Entre tanto,
Cato y Macro volvieron al camino. El calor de la tarde era opresivo y pronto el
sudor corría por sus rostros mientras caminaban kilómetro tras kilómetro, pasando
junto a granjas bien cuidadas a ambos lados de la carretera. Al final, cuando
el sol empezó a bajar hacia el horizonte, la carretera fue formando una curva
en torno a una suave colina, y unos pocos kilómetros por delante de ellos
vieron toda Roma y sus alrededores extendida ante ellos, ocupando el paisaje
con un vasto manto de tejados con tejas rojas y las elevadas estructuras de
templos y palacios sobresaliendo por encima. Era una imagen que ambos hombres
habían contemplado muchas veces antes, pero que seguía haciendo que el pulso de
Cato se acelerase. La capital del imperio más grande del mundo conocido. Desde
el gran palacio que dominaba el foro, el emperador y su personal gobernaban
tierras que se extendían por la infinita inmensidad de Oceanus hasta los
resecos desiertos del este. Gentes de toda raza, de todo grado de civilización,
o de barbarie, enviaban tributos a Roma y vivían bajo sus leyes. Era
responsabilidad de hombres como Macro y él mismo defender las fronteras de ese
vasto imperio de aquellas tribus y reinos que lo miraban con envidia y
hostilidad.
Cato salió de
la carretera un poco por delante de su amigo para observar la vista y secarse
la frente, y ambos bebieron de la cantimplora de Macro. El asombro de un
momento antes había pasado ya, y Cato ahora sentía un pellizco de aprensión (...)
Volvieron a la
carretera y, aun cuando la noche se cerró sobre el paisaje y la última luz se
desvaneció tras las colinas, la ciudad se mantenía con un resplandor cálido.

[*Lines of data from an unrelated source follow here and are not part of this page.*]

diff --git a/sparse-view-3dgs-pack_amd/csrc/gs_preprocess.hip b/sparse-view-3dgs-pack_amd/csrc/gs_preprocess.hip
--- a/sparse-view-3dgs-pack_amd/csrc/gs_preprocess.hip
+++ b/sparse-view-3dgs-pack_amd/csrc/gs_preprocess.hip
@@ -120,6 +120,7 @@
   if (idx == 0) {
     g.hdr->pad[HDR_LIMITED] = a.tile_depth_limit ? 1u : 0u;
     g.hdr->pad[HDR_REACHED] = 0u;
+    g.hdr->pad[HDR_REACHED_LIST] = 0u;
   }
   const int segs_x = (int)depth_limit_segs_x((uint32_t)a.grid_x);
   auto region_bound = [&](int rx, int ry) {
diff --git a/sparse-view-3dgs-pack_amd/csrc/gs_preprocess_bwd.hip b/sparse-view-3dgs-pack_amd/csrc/gs_preprocess_bwd.hip
--- a/sparse-view-3dgs-pack_amd/csrc/gs_preprocess_bwd.hip
+++ b/sparse-view-3dgs-pack_amd/csrc/gs_preprocess_bwd.hip
@@ -3,26 +3,64 @@
 #include "gs_backward_math.h"
 
 #define CHAIN_PER_WAVE 256
+__device__ __forceinline__ int chain_list_entry(const PreprocessBwdArgs& a, uint32_t* s_incl, uint32_t e0, uint32_t& total) {
+  const int lane = threadIdx.x;
+  const uint32_t nseg = (uint32_t)reached_list_segments((size_t)a.P);
+  const uint32_t e = e0 + (uint32_t)lane;
+  uint32_t carry = 0u, seg = 0u, off = 0u;
+  bool found = false;
+  for (uint32_t c = 0; c < nseg; c += 64u) {
+    uint32_t incl = (c + lane < nseg) ? a.reached_counts[c + lane] : 0u;
+#pragma unroll
+    for (int o = 1; o < 64; o <<= 1) {
+      const uint32_t up = (uint32_t)__shfl_up((int)incl, o, 64);
+      if (lane >= o) incl += up;
+    }
+    incl += carry;
+    s_incl[lane] = incl;
+    __syncthreads();
+    const uint32_t after = s_incl[63];
+    if (!found && e < after) {
+      int lo = 0;
+#pragma unroll
+      for (int step = 32; step >= 1; step >>= 1)
+        if (s_incl[lo + step - 1] <= e) lo += step;
+      seg = c + (uint32_t)lo;
+      off = e - (lo ? s_incl[lo - 1] : carry);
+      found = true;
+    }
+    carry = after;
+    __syncthreads();
+  }
+  total = carry;
+  const size_t slot = (size_t)seg * RL_SEG + off;
+  if (!found || slot >= (size_t)a.P) return -1;
+  const uint32_t idx = a.reached_list[slot];
+  return (idx < (uint32_t)a.P && a.radii[idx] > 0) ? (int)idx : -1;
+}
 __global__ void __launch_bounds__(64, 3) chain_kernel(PreprocessBwdArgs a, const GeomHeader* hdr) {
   __shared__ int s_list[CHAIN_PER_WAVE];
   const int lane = threadIdx.x;
   const int base = blockIdx.x * CHAIN_PER_WAVE;
   bool has[CHAIN_PER_WAVE / 64];
   const bool use_reached = gs_use_reached(a);
+  const bool list_mode = a.reached_list && use_reached && a.skip_uninstanced && !a.gain_partials && a.reached_list_flag[0] != 0u;
   const bool list_reached = use_reached && !a.gain_partials;
-#pragma unroll
-  for (int k = 0; k < CHAIN_PER_WAVE / 64; k++) {
-    const int idx = base + k * 64 + lane;
-    has[k] = idx < a.P && a.radii[idx] > 0 && !(a.skip_uninstanced && !gs_instanced(a, list_reached, idx));
-  }
   int n = 0;
-#pragma unroll
-  for (int k = 0; k < CHAIN_PER_WAVE / 64; k++) {
-    const unsigned long long m = __ballot(has[k]);
-    if (has[k]) s_list[n + __popcll(m & ((1ull << lane) - 1ull))] = base + k * 64 + lane;
-    n += __popcll(m);
-  }
-  __syncthreads();
+  if (!list_mode) {
+#pragma unroll
+    for (int k = 0; k < CHAIN_PER_WAVE / 64; k++) {
+      const int idx = base + k * 64 + lane;
+      has[k] = idx < a.P && a.radii[idx] > 0 && !(a.skip_uninstanced && !gs_instanced(a, list_reached, idx));
+    }
+#pragma unroll
+    for (int k = 0; k < CHAIN_PER_WAVE / 64; k++) {
+      const unsigned long long m = __ballot(has[k]);
+      if (has[k]) s_list[n + __popcll(m & ((1ull << lane) - 1ull))] = base + k * 64 + lane;
+      n += __popcll(m);
+    }
+    __syncthreads();
+  }
   const bool failed = hdr && (hdr->overflow | hdr->trunc_failed) != 0u;
   float gc = 1.0f, dgain = 0.f;
   bool gain_free = false;
@@ -31,22 +69,36 @@
     gc = clamp_gain(gain);
     gain_free = gain >= 0.1f && gain <= 10.0f;
   }
-  for (int j = lane; j < n; j += 64) {
-    const int idx = s_list[j];
-    if (use_reached && !list_reached && a.reached[idx] == 0) continue;
-    gs_row_t* row = const_cast<gs_row_t*>(a.grad_rows) + (size_t)idx * GR_STRIDE;
-    float* rec = a.grad_recs + (size_t)idx * GC_STRIDE;
-    if (!failed) {
-      chain_from_row(a, idx, row, rec);
-      if (a.gain_partials) {
-        const float dextra = rec[GC_EXTRA];
-        if (gain_free) dgain += dextra * (1.0f / (1.0f + expf(-a.extra_raw[idx])));
-        rec[GC_EXTRA] = dextra * gc;
-      }
-    }
-    if (a.clean_rows) {
-      float4* w = reinterpret_cast<float4*>(row);
-      w[0] = w[1] = w[2] = w[3] = w[4] = w[5] = make_float4(0.f, 0.f, 0.f, 0.f);
+  for (uint32_t r = 0;; r++) {
+    int idx = -1;
+    if (list_mode) {
+      const uint32_t e0 = (blockIdx.x + r * gridDim.x) * 64u;
+      uint32_t total;
+      idx = chain_list_entry(a, reinterpret_cast<uint32_t*>(s_list), e0, total);
+      if (e0 >= total) break;
+    } else {
+      const int j = (int)r * 64 + lane;
+      if ((int)r * 64 >= n) break;
+      if (j < n) idx = s_list[j];
+      if (idx >= 0 && use_reached && !list_reached && a.reached[idx] == 0) idx = -1;
+    }
+    if (idx >= 0) {
+      gs_row_t* row = const_cast<gs_row_t*>(a.grad_rows) + (size_t)idx * GR_STRIDE;
+      float* rec = a.grad_recs + (size_t)idx * GC_STRIDE;
+      if (!failed) {
+        chain_from_row(a, idx, row, rec);
+        if (a.gain_partials) {
+          const float dextra = rec[GC_EXTRA];
+          if (gain_free) dgain += dextra * (1.0f / (1.0f + expf(-a.extra_raw[idx])));
+          rec[GC_EXTRA] = dextra * gc;
+        }
+      }
+      if (a.clean_rows) {
+        int idx2 = idx;
+        asm volatile("" : "+v"(idx2));
+        float4* w = reinterpret_cast<float4*>(const_cast<gs_row_t*>(a.grad_rows) + (size_t)idx2 * GR_STRIDE);
+        w[0] = w[1] = w[2] = w[3] = w[4] = w[5] = make_float4(0.f, 0.f, 0.f, 0.f);
+      }
     }
   }
   if (a.gain_partials) {
diff --git a/sparse-view-3dgs-pack_amd/csrc/gs_render_fwd_wave.hip b/sparse-view-3dgs-pack_amd/csrc/gs_render_fwd_wave.hip
--- a/sparse-view-3dgs-pack_amd/csrc/gs_render_fwd_wave.hip
+++ b/sparse-view-3dgs-pack_amd/csrc/gs_render_fwd_wave.hip
@@ -193,6 +193,60 @@
 #define TO_BUCKETS 2048
 __device__ __forceinline__ void stop_depth_bound_item(const float* __restrict__ stop, float* __restrict__ out, int grid_x,
                                                       int grid_y, int i, float slack = 1.0f);
+static_assert(RL_SEG == TO_THREADS * 64, "a thread of the segment's workgroup owns 64 flags");
+__device__ __forceinline__ void reached_list_segment(void* geom, size_t geom_have, uint32_t seg) {
+  __shared__ uint32_t s_wtot[TO_THREADS / 64];
+  GeomHeader* hdr = reinterpret_cast<GeomHeader*>(geom);
+  const uint32_t P = hdr->P;
+  if (hdr->pad[HDR_REACHED] == 0u || P == 0u || geom_bytes((size_t)P) > geom_have) return;
+  if ((size_t)seg * RL_SEG >= (size_t)P) return;
+  const GeomView g = geom_view(geom, (size_t)P);
+  const int tid = threadIdx.x, lane = tid & 63, wave = tid >> 6;
+  const uint32_t seg_row0 = seg * (uint32_t)RL_SEG;
+  const uint32_t wave_row0 = seg_row0 + (uint32_t)wave * 4096u;
+  const uint32_t row0 = wave_row0 + (uint32_t)lane * 64u;
+  unsigned long long m = 0ull;
+#pragma unroll
+  for (int q = 0; q < 4; q++) {
+    const uint32_t b = row0 + 16u * q;
+    if (b < P) {
+      const uint4 v = *reinterpret_cast<const uint4*>(g.reached + b);
+      const uint32_t w[4] = {v.x, v.y, v.z, v.w};
+#pragma unroll
+      for (int k = 0; k < 4; k++)
+#pragma unroll
+        for (int j = 0; j < 4; j++)
+          if ((w[k] >> (8 * j)) & 0xFFu) m |= 1ull << (16 * q + 4 * k + j);
+    }
+  }
+  if (row0 >= P) m = 0ull;
+  else if (P - row0 < 64u) m &= (1ull << (P - row0)) - 1ull;
+  const uint32_t cnt = (uint32_t)__popcll(m);
+  uint32_t wsum = cnt;
+#pragma unroll
+  for (int off = 32; off >= 1; off >>= 1) wsum += (uint32_t)__shfl_xor((int)wsum, off, 64);
+  if (lane == 0) s_wtot[wave] = wsum;
+  __syncthreads();
+  uint32_t pos = 0, total = 0;
+  for (int w = 0; w < TO_THREADS / 64; w++) {
+    const uint32_t t = s_wtot[w];
+    if (w < wave) pos += t;
+    total += t;
+  }
+  if (tid == 0) {
+    g.reached_counts[seg] = total;
+    if (seg == 0u) hdr->pad[HDR_REACHED_LIST] = 1u;
+  }
+  if (wsum == 0u) return;
+  uint32_t* out = g.reached_list + seg_row0;
+  const uint32_t m_lo = (uint32_t)m, m_hi = (uint32_t)(m >> 32);
+  for (int i = 0; i < 64; i++) {
+    const unsigned long long mi = ((unsigned long long)(uint32_t)__shfl((int)m_hi, i, 64) << 32) | (uint32_t)__shfl((int)m_lo, i, 64);
+    if (mi == 0ull) continue;
+    if ((mi >> lane) & 1ull) out[pos + (uint32_t)__popcll(mi & ((1ull << lane) - 1ull))] = wave_row0 + 64u * i + (uint32_t)lane;
+    pos += (uint32_t)__popcll(mi);
+  }
+}
 __global__ void __launch_bounds__(TO_THREADS) tile_order_kernel(const uint32_t* __restrict__ tile_work,
                                                                 uint32_t* __restrict__ tile_order, int T, int per_band,
                                                                 uint32_t* __restrict__ order_out,
@@ -200,7 +254,8 @@
                                                                 float* __restrict__ limit_out, int grid_x, int grid_y,
                                                                 const GeomHeader* __restrict__ hdr,
                                                                 const float* __restrict__ slack_dev,
-                                                                uint32_t* status_host, const uint32_t* step_tag) {
+                                                                uint32_t* status_host, const uint32_t* step_tag,
+                                                                void* list_geom, size_t list_geom_bytes, int list_first) {
   if (status_host && blockIdx.x == 0 && threadIdx.x == 0) {
     const uint32_t nr = hdr->num_rendered, ov = hdr->overflow, tf = hdr->trunc_failed;
     volatile uint32_t* out = status_host;
@@ -214,6 +269,10 @@
     __threadfence_system();
   }
   if (hdr->overflow) order_out = nullptr;
+  if (list_geom && (int)blockIdx.x >= list_first) {
+    reached_list_segment(list_geom, list_geom_bytes, (uint32_t)((int)blockIdx.x - list_first));
+    return;
+  }
   if (blockIdx.x >= 8) {
     const int i = (int)(blockIdx.x - 8) * TO_THREADS + (int)threadIdx.x;
     if (!hdr->overflow && i < (int)depth_limit_floats((uint32_t)grid_x, (uint32_t)grid_y))
@@ -302,9 +361,15 @@
 
 int launch_tile_order(const uint32_t* tile_work, uint32_t* tile_order, int T, uint32_t* order_out, const float* stop_depth,
                       float* limit_out, int grid_x, int grid_y, const GeomHeader* hdr, hipStream_t s, const float* slack_dev,
-                      uint32_t* status_host, const uint32_t* step_tag) {
+                      uint32_t* status_host, const uint32_t* step_tag, void* list_geom, size_t list_geom_bytes, int64_t list_P) {
   const int extra = limit_out ? ((int)depth_limit_floats((uint32_t)grid_x, (uint32_t)grid_y) + TO_THREADS - 1) / TO_THREADS : 0;
-  hipLaunchKernelGGL(tile_order_kernel, dim3(8 + extra), dim3(TO_THREADS), 0, s, tile_work, tile_order, T, (T + 7) / 8, order_out,
-                     stop_depth, limit_out, grid_x, grid_y, hdr, slack_dev, status_host, step_tag);
+  int segs = 0;
+  if (list_geom) {
+    const size_t p_hi = list_P >= 0 ? (size_t)list_P : list_geom_bytes / 113;
+    segs = (int)reached_list_segments(p_hi);
+  }
+  hipLaunchKernelGGL(tile_order_kernel, dim3(8 + extra + segs), dim3(TO_THREADS), 0, s, tile_work, tile_order, T, (T + 7) / 8,
+                     order_out, stop_depth, limit_out, grid_x, grid_y, hdr, slack_dev, status_host, step_tag,
+                     segs > 0 ? list_geom : nullptr, list_geom_bytes, 8 + extra);
   return 0;
 }
diff --git a/sparse-view-3dgs-pack_amd/gsplat_amd/raster.py b/sparse-view-3dgs-pack_amd/gsplat_amd/raster.py
--- a/sparse-view-3dgs-pack_amd/gsplat_amd/raster.py
+++ b/sparse-view-3dgs-pack_amd/gsplat_amd/raster.py
@@ -364,6 +364,10 @@
     TWO_PHASE = os.environ.get("GS_TWO_PHASE_STEP", "1") != "0"
     TWO_PHASE_MIN_P = 100_000
     REACHED_SPLIT = os.environ.get("GS_REACHED_SPLIT", "1") != "0"
+    REACHED_LIST = os.environ.get("GS_REACHED_LIST", "1") != "0"
+
+    def _reached_split_word(self):
+        return (1 | (0 if self.REACHED_LIST else 2)) if self.REACHED_SPLIT else 0
 
     def _two_phase(self, step, P):
         return self.TWO_PHASE and P >= self.TWO_PHASE_MIN_P and not step.grad_out[0]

Los vehículos y los que iban a pie no hicieron ninguna pausa, sino que
siguieron caminando, atraídos hacia la gran ciudad que exigía que se la
alimentase a cambio del entretenimiento y otros deleites con los cuales atraía
a los visitantes, decenas de miles de ellos. El parpadeo de las antorchas
cubrió todo lo largo de las murallas de la ciudad cuando cayó la oscuridad, y
vieron más luces, así como una serie de fogatas desperdigadas fuera de las
puertas, donde algunos de los viajeros se habían detenido a pasar la noche. Se
reunían todos en círculo en torno al fuego, y se cantaba y se reía, y las
familias disfrutaban del fresco nocturno.
Cato y Macro
fueron adelantándolos. El sonido de un cuerno anunció que había acabado la
primera hora de la noche al llegar a la imponente puerta Rauduscula.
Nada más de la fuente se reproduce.